RE: trailering without boweye

   unfortunately my cover for my peapod comes with an ungodly amount of straps that in places awkardly attach to the trailer so I likley will not be doing that at the boat ramp before I pull her up.  Based on how busy it has been in late September- early October next summer is going to be a madhouse, and the faster I can get off the ramp itself the better it will be for everyone. 

The painter goes through a hole in the bow, and is removable (stopper knot on inside) but again, since I am using that to tie off while I fetch my car, I am not looking forward to untying it and threading a stubby one with an eye splice, but one possibility is a variation f that, put eye splice on the long one, and just choke up on it and put an additional stopper knot on it on inside solely for trailering.  Still would be a bit annoying on launching though, I would have to reach in there and untie the bight stopper.   Also, the way my existing trailer is there is not much space between the bow and where the hook for the strap goes. 
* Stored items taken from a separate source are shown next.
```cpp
Engine::Engine(const ldbg_engine_config& c) : cfg(c) {
    if (c.n_traversal <= 0) throw StatusError(LDBG_ERR_CORTEXJDK, "Traversal color(s) must be specified.");
    if (!c.graph) throw StatusError(LDBG_ERR_CORTEXJDK, "Must provide graph to traverse.");
    graph = (const Graph*)c.graph;
    rois = (const Graph*)c.rois;
    stream_ = graph->stream;
    const int nc = graph->hdr.C;
    auto fail = [&](const char* what, int col) {
        throw StatusError(LDBG_ERR_CORTEXJDK, std::string(what) + " colors must be between 0 and " + std::to_string(nc) + " (provided " + std::to_string(col) + ")");
    };
    for (int i = 0; i < c.n_traversal; i++) if (c.traversal_colors[i] >= nc || c.traversal_colors[i] < 0) fail("Traversal", c.traversal_colors[i]);
    for (int i = 0; i < c.n_joining; i++) if (c.joining_colors[i] < 0 || c.joining_colors[i] >= nc) fail("Joining", c.joining_colors[i]);
    for (int i = 0; i < c.n_recruitment; i++) if (c.recruitment_colors[i] < 0 || c.recruitment_colors[i] >= nc) fail("Recruitment", c.recruitment_colors[i]);
    for (int i = 0; i < c.n_secondary; i++) if (c.secondary_colors[i] < 0 || c.secondary_colors[i] >= nc) fail("Secondary", c.secondary_colors[i]);
    if (c.stopping_rule < 0 || c.stopping_rule >= LDBG_STOP_COUNT) throw StatusError(LDBG_ERR_CORTEXJDK, "Must provide stopping rule for graph traversal");

    rt::set_device(graph->device);
    view.g = graph->view;
    view.trav_mask = view.recruit_mask = view.join_mask = 0;
    for (int i = 0; i < c.n_traversal; i++) view.trav_mask |= 1u << c.traversal_colors[i];
    for (int i = 0; i < c.n_recruitment; i++) view.recruit_mask |= 1u << c.recruitment_colors[i];
    for (int i = 0; i < c.n_joining; i++) view.join_mask |= 1u << c.joining_colors[i];
    view.trav_sel4 = view.recruit_sel4 = 0;
    for (int col = 0; col < 4; col++) {
        if ((view.trav_mask >> col) & 1u) view.trav_sel4 |= 0xFFu << (8 * col);
        if ((view.recruit_mask >> col) & 1u) view.recruit_sel4 |= 0xFFu << (8 * col);
    }
    view.first_trav = c.traversal_colors[0];
    view.stopper = c.stopping_rule;
    view.max_len = c.max_branch_length;
    view.connect_all = c.connect_all_neighbors;
    view.strict_flip = c.strict_java_flip;
    view.lean_rows = (view.g.k & 1) && row_is_packed(view.g) ? 1 : 0;
    for (int i = 0; i < c.nlinks; i++) {
        const Links* l = (const Links*)c.links[i];
        if (!l) continue;
        bool mine = false;
        for (int t = 0; t < c.n_traversal; t++)
            if (!l->sample_names.empty() && l->sample_names[0] == graph->hdr.colors[c.traversal_colors[t]].sample_name) mine = true;
        if (mine) my_links.push_back(l);
    }
    merged_.reset(new MergedLinks(my_links, *graph));
    view.links = merged_->view;
    view.link_flag_mask = merged_->flag_mask;
    view.cursor_on = c.nlinks > 0 ? 1 : 0;
    if (!graph->is_image) {
        rt::set_device(graph->device);
        rt::stream_sync(graph->stream);
        own_stream_ = rt::stream_create();
        if (own_stream_) stream_ = own_stream_;
    }
}
void Engine::enter() {
    rt::set_device(graph->device);
    if (stream_ != graph->stream) rt::stream_sync(graph->stream);
}

Engine::~Engine() { if (own_stream_) { try { rt::set_device(graph->device); } catch (...) {} }
                    sharded_abort(); clear_batch(); drop_batch_seeds(); drop_spares(); rt::hfree_pinned(h_small_); rt::hfree_pinned(h_log_); rt::hfree_pinned(h_stage_[0]); rt::hfree_pinned(h_stage_[1]); release_scratch(); rt::dfree(d_frames_); rt::dfree(d_roi_bits_); rt::dfree(d_roi_of_);
                    if (own_stream_) { quiesce(); rt::stream_destroy(own_stream_); } }

void Engine::walk_roi_hits(int64_t* offsets, uint32_t* hits, int64_t capacity, uint8_t* has_null) {
    if (!rois) throw StatusError(LDBG_ERR_ARG, "walk_roi_hits: the engine has no ROI graph");
    enter();
    rt::stream_t s = stream_;
    const int W = graph->hdr.W;
    if (!d_roi_of_) {
        if (rois->hdr.k != graph->hdr.k) throw StatusError(LDBG_ERR_ARG, "the ROI graph must have the k-mer size of the traversed graph");
        const size_t nrec = (size_t)std::max<int64_t>(1, graph->view.N);
        d_roi_of_ = rt::dmalloc(nrec * 4);
        rt::dmemset(d_roi_of_, 0xFF, nrec * 4, s);
        if (rois->view.N > 0) {
            LDBG_LAUNCH_W(W, k_roi_of, grid_for(rois->view.N), 256, s, graph->view, rois->view, (uint32_t*)d_roi_of_);
        }
    }
    std::vector<std::vector<unsigned long long>> counts(chunks.size());
    int64_t total = 0;
    offsets[0] = 0;
    for (size_t ci = 0; ci < chunks.size(); ci++) {
// ... 822 lines not shown
```

Before: 186.9 billion.

## Restructure RLE contig expansion into batched, software-pipelined run pieces across both strands

Rewrites k_contigs_rle to process both strand directions together, two wave-widths of path entries per step. Run heads are compacted with ds_permute (a new wave_push_u32 helper), split into fixed-size pieces by a prefix scan, and expanded with a software pipeline that loads the next piece while storing the current one. Repeat-run handling is deferred to the end of each batch. It also sets waves_per_eu, hardcodes a wave size of 64, and uses unaligned 64-bit loads with a dummy pointer instead of guarded memcpy. The aim is fewer serialized per-head loops and better memory overlap. The cost is more register pressure and more complex code, and a repeat run in a batch appears to be handled only for the first head.

Result: faster. 194.3 billion (median of 6 runs) (+4.0%).

```diff
diff --git a/corticall_amd/csrc/rt.h b/corticall_amd/csrc/rt.h
--- a/corticall_amd/csrc/rt.h
+++ b/corticall_amd/csrc/rt.h
@@ -180,6 +180,7 @@
 }
 LDBG_DEV uint32_t wave_shfl_u32(uint32_t v, int src) { return (uint32_t)__shfl((int)v, src & 63, 64); }
 LDBG_DEV uint64_t wave_shfl_u64(uint64_t v, int src) { return ((uint64_t)wave_shfl_u32((uint32_t)(v >> 32), src) << 32) | wave_shfl_u32((uint32_t)v, src); }
+LDBG_DEV uint32_t wave_push_u32(uint32_t v, uint32_t dst) { return (uint32_t)__builtin_amdgcn_ds_permute((int)(dst << 2), (int)v); }
 LDBG_DEV void wave_fence() { __threadfence_block(); }
 LDBG_DEV void device_fence() { __threadfence(); }
 LDBG_DEV uint64_t wave_shfl_xor_u64(uint64_t v, int m) {
@@ -357,6 +358,14 @@
     return w.x[b][src & (w.lanes - 1)];
 }
 inline uint32_t wave_shfl_u32(uint32_t v, int src) { return (uint32_t)wave_shfl_u64(v, src); }
+inline uint32_t wave_push_u32(uint32_t v, uint32_t dst) {
+    sim::Wave& w = sim::wave();
+    if (!w.active) return v;
+    const int b = sim::collective(4, v, dst & (uint32_t)(w.lanes - 1));
+    uint32_t r = 0;
+    for (int l = 0; l < w.lanes; l++) if (!w.done[l] && w.y[b][l] == (uint64_t)w.cur) r = (uint32_t)w.x[b][l];
+    return r;
+}
 inline uint32_t wave_bcast_u32(uint32_t v, int src) { return (uint32_t)wave_shfl_u64(v, src); }
 inline uint64_t wave_bcast_u64(uint64_t v, int src) { return wave_shfl_u64(v, src); }
 inline uint64_t wave_shfl_xor_u64(uint64_t v, int m) { return wave_shfl_u64(v, wave_lane() ^ m); }
diff --git a/corticall_amd/csrc/walk.cpp b/corticall_amd/csrc/walk.cpp
--- a/corticall_amd/csrc/walk.cpp
+++ b/corticall_amd/csrc/walk.cpp
@@ -543,125 +543,231 @@
 LDBG_DEV uint64_t rle_stored(const ContigRleArgs& a, int64_t s, uint32_t j) {
     return a.pool[(uint64_t)a.block_table[s * a.max_blocks + j / LDBG_PATH_BLOCK] * LDBG_PATH_BLOCK + (j & (LDBG_PATH_BLOCK - 1))];
 }
+#ifndef LDBG_RLE_GS
+#define LDBG_RLE_GS 8u
+#endif
+#define LDBG_RLE_GROUPS 2u
+typedef uint64_t rle_u64 __attribute__((aligned(1)));
+#ifndef LDBG_HOSTSIM
+#define LDBG_RLE_KERNEL __global__ __attribute__((amdgpu_waves_per_eu(6)))
+#else
+#define LDBG_RLE_KERNEL LDBG_KERNEL
+#endif
+struct RlePiece {
+    uint32_t in, out;
+    uint32_t n;
+    uint64_t w[4];
+    uint32_t tail;
+};
 template <int W>
-LDBG_KERNEL void k_contigs_rle(ContigRleArgs a) {
+LDBG_RLE_KERNEL void k_contigs_rle(ContigRleArgs a) {
     const int k = a.g.k;
-    const int64_t wave = global_tid() / wave_size(), nwaves = (global_nthreads() + wave_size() - 1) / wave_size();
-    const uint32_t lane = (uint32_t)wave_lane(), WS = (uint32_t)wave_size();
+#ifndef LDBG_HOSTSIM
+    const uint32_t WS = 64u;
+#else
+    const uint32_t WS = (uint32_t)wave_size();
+#endif
+    const uint32_t lane = (uint32_t)wave_lane();
+    const uint32_t GS = WS < LDBG_RLE_GS ? WS : LDBG_RLE_GS, NG = WS / GS, g = lane / GS, sub = lane % GS, PB = 32u * GS;
+    const uint32_t EPB = LDBG_RLE_GROUPS * WS;
+    const int64_t wave = (int64_t)wave_bcast_u32((uint32_t)(global_tid() / (int64_t)WS), 0), nwaves = (global_nthreads() + WS - 1) / WS;
+    const uint8_t* ub = a.runs.ubase;
+    const uint8_t* spare = (const uint8_t*)a.seeds;
+    auto letter = [](unsigned b) -> unsigned { return (0x54474341u >> (8u * (b & 3u))) & 0xFFu; };
+    auto ascii4 = [](uint32_t bb4, unsigned shift, unsigned comp) -> uint32_t {
+        const uint32_t f = ((bb4 >> shift) & 0x03030303u) ^ (comp * 0x01010101u);
+#ifndef LDBG_HOSTSIM
+        return __builtin_amdgcn_perm(0u, 0x54474341u, f);
+#else
+        uint32_t v = 0;
+        for (int bI = 0; bI < 4; bI++) v |= ((0x54474341u >> (8u * ((f >> (8 * bI)) & 3u))) & 0xFFu) << (8 * bI);
+        return v;
+#endif
+    };
+    auto piece_load = [&](RlePiece& pc) {
+        const uint8_t* in = ub + pc.in;
+        const bool same = (pc.n >> 20) & 1u;
+        const uint32_t n = pc.n & 0xFFFFFu, nd = n / 8u;
+#pragma unroll
+        for (int q = 0; q < 4; q++) {
+            const uint32_t ci = (uint32_t)q * GS + sub;
+            const uint8_t* p = ci < nd ? in + (same ? 8u * ci : n - 8u - 8u * ci) : spare;
+            pc.w[q] = *LDBG_GLOBAL(const rle_u64, p);
+        }
+        const uint32_t t = 8u * nd + sub;
+        const uint8_t* p = t < n ? in + (same ? t : n - 1u - t) : spare;
+        pc.tail = *LDBG_GLOBAL(const uint8_t, p);
+    };
+    auto piece_store = [&](const RlePiece& pc, char* o) {
+        char* out = o + pc.out;
+        const bool same = (pc.n >> 20) & 1u;
+        const unsigned shift = ((pc.n >> 21) & 1u) * 2u, comp = ((pc.n >> 22) & 1u) * 3u;
+        const uint32_t n = pc.n & 0xFFFFFu, nd = n / 8u;
+#pragma unroll
+        for (int q = 0; q < 4; q++) {
+            const uint32_t ci = (uint32_t)q * GS + sub;
+            uint64_t v = (uint64_t)ascii4((uint32_t)pc.w[q], shift, comp) | ((uint64_t)ascii4((uint32_t)(pc.w[q] >> 32), shift, comp) << 32);
+            if (!same) v = __builtin_bswap64(v);
+            if (ci < nd) *LDBG_GLOBAL(rle_u64, out + 8u * ci) = v;
+        }
+        const uint32_t t = 8u * nd + sub;
+        if (t < n) LDBG_GLOBAL(char, out)[t] = (char)letter((pc.tail >> shift) ^ comp);
+        for (uint32_t t2 = t + GS; t2 < n; t2 += GS) {
+            const unsigned bb = LDBG_GLOBAL(const uint8_t, ub + pc.in)[same ? t2 : n - 1u - t2];
+            LDBG_GLOBAL(char, out)[t2] = (char)letter((bb >> shift) ^ comp);
+        }
+    };
     for (int64_t i = wave; i < a.n; i += nwaves) {
-        if (a.walk_len[i] == 0) continue;
-        char* o = a.out + a.contig_off[i];
-        const int64_t nr = a.strand_n[2 * i], nrev = nr > 0 ? nr - 1 : 0;
+        const int64_t wl_v = a.walk_len[i], co_v = a.contig_off[i];
+        const uint32_t nr_v = a.strand_n[2 * i], nc0_v = a.strand_c[2 * i], nc1_v = a.strand_c[2 * i + 1];
+        const uint32_t bt0_v = a.block_table[(2 * i) * a.max_blocks], bt1_v = a.block_table[(2 * i + 1) * a.max_blocks];
         Kmer<W> sk;
 #pragma unroll
         for (int w = 0; w < W; w++) sk.w[w] = a.seeds[i * W + w];
-        for (uint32_t p = lane; p < (uint32_t)k; p += WS) o[nrev + p] = "ACGT"[kmer_base<W>(sk, k, (int)p)];
-        for (int dir = 0; dir < 2; dir++) {
-            const int64_t s = 2 * i + dir;
-            const bool fwd = dir == 1;
-            const uint32_t nc = a.strand_c[s];
-            auto place = [&](uint32_t v) -> int64_t { return fwd ? nrev + k - 1 + (int64_t)v : nrev - (int64_t)v; };
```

I have two other options, 1) tie off not at the hook of the trap, but the eyelet where the strap to the winch goes (back of the hook, as it were) and this eliminates problem of knot eating up precious space between bow and hook, but my concern is even this manual winch is way too much pulling power for such a light boat, and tightening it into the bow roller till the next cam click I suppose I could crack my hull.  As it is I just float the boat onto the trailer and guide it with one hand to the bow roller.
option 2) was going to be really sexy but I am stymied by the complet lack of "erector set" parts to make it work.  I bought a "skywinch" which is essentailly sort of a cam/crank thing, only for light boats.  you feed the line into the roller directly, no strap or anything, and crank away.  It is not as strong as the existing winch which is decidedly a good thing, and it's fast and easy and would play really nice with a painter.  BUT.  It uses a two hole bolt pattern, that my trailer does not acommodate, not can I seem to buy off the shelf parts to make it work.  Maddening.  I have thought of drilling two holes in the top of my winch post and just mounting it there (I may still do that) but that would compomise the galvanized nature of the trailer.   If I did that I would move the original winch/bow roller lower so as not to interfere.